Es ist, wenn wir uns insgesamt die Diskussion ins
Gedächtnis rufen, die in den letzten Wochen und Monaten auch auf Bundesebene
stattgefunden hat über Sozialleistungen, Abbau von Sozialleistungen,
Sozialstaat, schon so, dass ich eine Bemerkung vom Vormittag ein bissel
relativieren muss. SPÖ, ÖVP und FPÖ sind in der Wirtschaftspolitik nicht ein
und dasselbe. Ich muss das nämlich wirklich leicht abschwächen. Während
möglicherweise die große Koalition den Sozialabbau tatsächlich unter Druck der
leeren Kassen betrieben hat, etwas Besseres ist ihr nicht eingefallen und der
Lobbyismus der Unternehmen war halt zu dem Zeitpunkt erheblich stärker als der
Lobbyismus der Gewerkschaften, ist durch die Regierungsbeteiligung der
Freiheitlichen schon ein wesentlicher Zug noch dazugekommen, den ich den Wiener
Sozialdemokraten oder auch den Sozialdemokraten allgemein nicht unterstellen
will. Weil die Freiheitlichen machen das nicht nur auf Grund der leeren Kassen.

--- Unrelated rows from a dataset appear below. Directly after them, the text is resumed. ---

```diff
-            take(s1, v1);
-        }
-    }
-    r.step = istep - (uint32_t)kLeanPrefetch;
-    if (switched) r.tile = blockIdx.x + sw_step * G, r.step = sw_step;
+            issue(b), take(a, (uint32_t)m & 1u);
+            issue(a), take(b, (uint32_t)m & 2u);
+            issue(b), take(a, (uint32_t)m & 4u);
+            issue(a), take(b, (uint32_t)m & 8u);
+        }
+        m >>= 4;
+    };
+    if (r.step != r.open_at) {
+        uint64_t mine;
+        uint32_t cnt = span(mine);
+        const bool ends = cnt < r.open_at - r.step;
+        while ((r.step & 3u) && cnt) {
+            Slot x;
+            seek(r.step);
+            issue(x);
+            take(x, mine & 1u);
+            mine >>= 1;
+            r.step++, cnt--;
+        }
+        if (!cnt && ends) return;
+    }
+    seek(r.step);
+    issue(a);
+    if (kLeanPrefetch >= 2) issue(b);
+    if (kLeanPrefetch == 3) issue(cc);
+    while (r.step < r.b.end) {
+        uint64_t mine;
+        uint32_t cnt, nb;
+        const bool opens = r.step == r.open_at;
+        if (opens) {
+            open_block();
+            cnt = span(mine);
+            if (!cnt) break;
+            nb = (cnt + 3u) / 4u - 1u;
+            body(mine);
+        } else {
+            cnt = span(mine);
+            if (!cnt) break;
+            nb = (cnt + 3u) / 4u;
+        }
+        for (; nb; nb--) body(mine);
+        r.step += cnt;
+        if (r.step != r.open_at) break;
+    }
 }
 
 template <bool NT>
@@ -1073,13 +1119,16 @@
     const uint64_t ntiles = (c.rec0 + n + KTA_TILE_RECORDS - 1) / KTA_TILE_RECORDS - t0;
     const uint32_t pc = min(P, (uint32_t)KTA_COMPACT_PART_NONE);
     LeanRun r;
-    r.tile = blockIdx.x;
-    r.end = (uint32_t)ntiles;
+    r.b.end = lean_steps(blockIdx.x, gridDim.x, ntiles);
     r.whole_lo = c.rec0 % KTA_TILE_RECORDS ? 1u : 0u;
     r.whole_hi = (uint32_t)((c.rec0 + n) / KTA_TILE_RECORDS - t0);
-    const uint32_t last = r.end - 1u;
+    const uint32_t last = (uint32_t)ntiles - 1u;
     bool plane = c.mark != nullptr;
-    while (r.tile < r.end) {
+    if (r.b.end) {
+        const uint64_t tile = blockIdx.x + (uint64_t)(tid & 63u) * gridDim.x;
+        lean_side_load(r.side, c, t0 + (tile < last ? tile : last));
+    }
+    while (r.step < r.b.end) {
         if (plane) lean_run<NT, true>(wg, r, c, t0, last, pc, rep_log2);
         else lean_run<NT, false>(wg, r, c, t0, last, pc, rep_log2);
         if (r.since_flush) {
@@ -1088,28 +1137,13 @@
         }
         plane = !plane;
     }
-    for (uint64_t i = blockIdx.x + (uint64_t)tid * gridDim.x; i < r.end; i += (uint64_t)kWG * gridDim.x) {
-        const kta_tile_hdr h = c.hdr[t0 + i];
-        const kta_tile_sum sm = c.sum[t0 + i];
-        const uint32_t mark = c.mark ? c.mark[t0 + i] : 0u;
-        bool lean, plane;
-        lean_tile(h, sm, mark, i >= r.whole_lo && i < r.whole_hi, pc, lean, plane);
-        long long lo, hi;
-        tile_sum_extrema(h, sm, lo, hi);
-        wg.st.tmin = ((lean || plane) && lo < wg.st.tmin) ? lo : wg.st.tmin;
-        wg.st.tmax = ((lean || plane) && hi > wg.st.tmax) ? hi : wg.st.tmax;
-        if (plane) {
-            wg.st.smin = min(wg.st.smin, c.size[2 * (t0 + i)]);
-            wg.st.smax = max(wg.st.smax, c.size[2 * (t0 + i) + 1]);
-        }
-    }
     uint64_t *row = partials + (uint64_t)blockIdx.x * row_len;
     wg.write_row(row, s_red);
     if (tid == 0) {
         uint64_t *g = row + (uint64_t)P * kScanCols;
-        g[kScanListA] = r.list_a;
-        g[kScanHandover] = r.handover;
-        g[kScanListB] = r.list_b;
+        g[kScanListA] = r.b.list_a;
+        g[kScanHandover] = r.b.handover;
+        g[kScanListB] = r.b.list_b;
     }
 }
 
@@ -1154,6 +1188,22 @@
     wg.front_flush();
     wg.write_row(partials + (uint64_t)blockIdx.x * row_len, s_red);
 }
+#ifndef KTA_LEAN_WAVES
+#define KTA_LEAN_WAVES 5
+#endif
+constexpr int kLeanWavesPerSimd = KTA_LEAN_WAVES;
+#define KTA_LEAN_KERNEL(NT)                                                                                                    \
+    template <>                                                                                                                \
+    __global__ __launch_bounds__(kWG, kLeanWavesPerSimd) void kta_metrics_scan_packed<NT, true>(                               \
+        ScanColumns c, uint64_t n, uint32_t P, uint32_t rep_log2, uint64_t *__restrict__ partials, uint32_t row_len)           \
+    {                                                                                                                          \
+        extern __shared__ unsigned long long lds[];                                                                            \
+        __shared__ long long s_red[kWG / 64][6];                                                                               \
+        packed_scan_lean<NT>(c, n, P, rep_log2, partials, row_len, lds, s_red);                                                \
+    }
+KTA_LEAN_KERNEL(true)
+KTA_LEAN_KERNEL(false)
+#undef KTA_LEAN_KERNEL
 
 template <bool NT>
 __global__ __launch_bounds__(kWG) void kta_metrics_scan_packed_rest(ScanColumns c, uint64_t n, uint32_t P, uint32_t rep_log2,
diff --git a/kafka_topic_analyzer_amd/csrc/kta_lean_blocks.h b/kafka_topic_analyzer_amd/csrc/kta_lean_blocks.h
--- /dev/null
+++ b/kafka_topic_analyzer_amd/csrc/kta_lean_blocks.h
@@ -0,0 +1,53 @@
+#pragma once
+
+#include <stdint.h>
+
+#ifdef __HIPCC__
+#define KTA_LEAN_HD __host__ __device__
+#else
+#define KTA_LEAN_HD
+#endif
+
+namespace kta {
+
+constexpr uint32_t kLeanBlockSteps = 64;
+
+struct LeanBlocks {
+    uint32_t end = 0;
+    uint32_t listed = 0;
+    uint64_t list_a = 0, list_b = 0;
+    uint32_t handover = 0;
+};
+
+KTA_LEAN_HD inline uint32_t lean_steps(uint32_t wg, uint32_t grid, uint64_t ntiles)
+{
+    return wg < ntiles ? (uint32_t)((ntiles - 1u - wg) / grid) + 1u : 0u;
+}
+
+KTA_LEAN_HD inline void lean_block(LeanBlocks &s, uint32_t base, uint32_t max_listed, uint64_t &plane, uint64_t &lean)
+{
+    const uint32_t left = s.end > base ? s.end - base : 0u;
+    const uint64_t in = left >= kLeanBlockSteps ? ~0ull : (1ull << left) - 1ull;
+    plane &= in;
+    lean &= in & ~plane;
+    uint64_t others = in & ~(plane | lean);
+    while (others) {
+        const uint32_t l = (uint32_t)__builtin_ctzll(others);
+        others &= others - 1ull;
+        const uint32_t step = base + l;
+        if (s.listed == max_listed) {
+            const uint64_t before = (1ull << l) - 1ull;
+            s.handover = step + 1u;
+            s.end = step;
+            plane &= before;
+            lean &= before;
+            return;
+        }
+        const uint64_t e = (uint64_t)(step + 1u) << (32u * (s.listed & 1u));
+        if (s.listed < 2) s.list_a |= e;
+        else s.list_b |= e;
+        s.listed++;
+    }
+}
+
+}
```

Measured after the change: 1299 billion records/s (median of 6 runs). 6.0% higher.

Die Freiheitlichen wollen den Sozialstaat zerschlagen. Das ist der große
Unterschied. Sie wollen den Sozialstaat zerschlagen, an allen wesentlichen
Schaltstellen der Macht sitzen und versuchen, möglichst lange an der Macht zu
bleiben. Ganz klar der Weg in die Zweidrittelgesellschaft. Die zwei Drittel,
denen es gut geht, die werden immer die Mehrheit stellen, gegenüber dem einen
Drittel, dem es schlecht geht. Und das ist der gravierende Unterschied.
Und in diesem Sinne hoffe ich, dass, wenn ich mir
heute die Rede von Lhptm Häupl angehört habe und auch Teile der Rede vom
Landtagsabgeordneten Hufnagl, es nicht nur bei der Theorie bleibt, sondern dass
es längerfristig tatsächlich einmal dazu kommt, dass das, was theoretisch
Ihrerseits recht gut klingt, auch zumindest ansatzweise in die Praxis umgesetzt
wird.
Wenn ich auf das Interview von Herrn Lhptm Häupl in der
"Presse" kurz zurückkommen darf, bin ich mir ja nicht mehr ganz so
sicher, wie das wirklich gemeint ist. Wenn da wortwörtlich drinsteht, "zur
Senkung der Lohnnebenkosten hätte man die Arbeitslosenversicherung kürzen
können, statt das Budget auszuräumen", dann frage ich mich: Was hat den
Kollegen Landeshauptmann da geritten?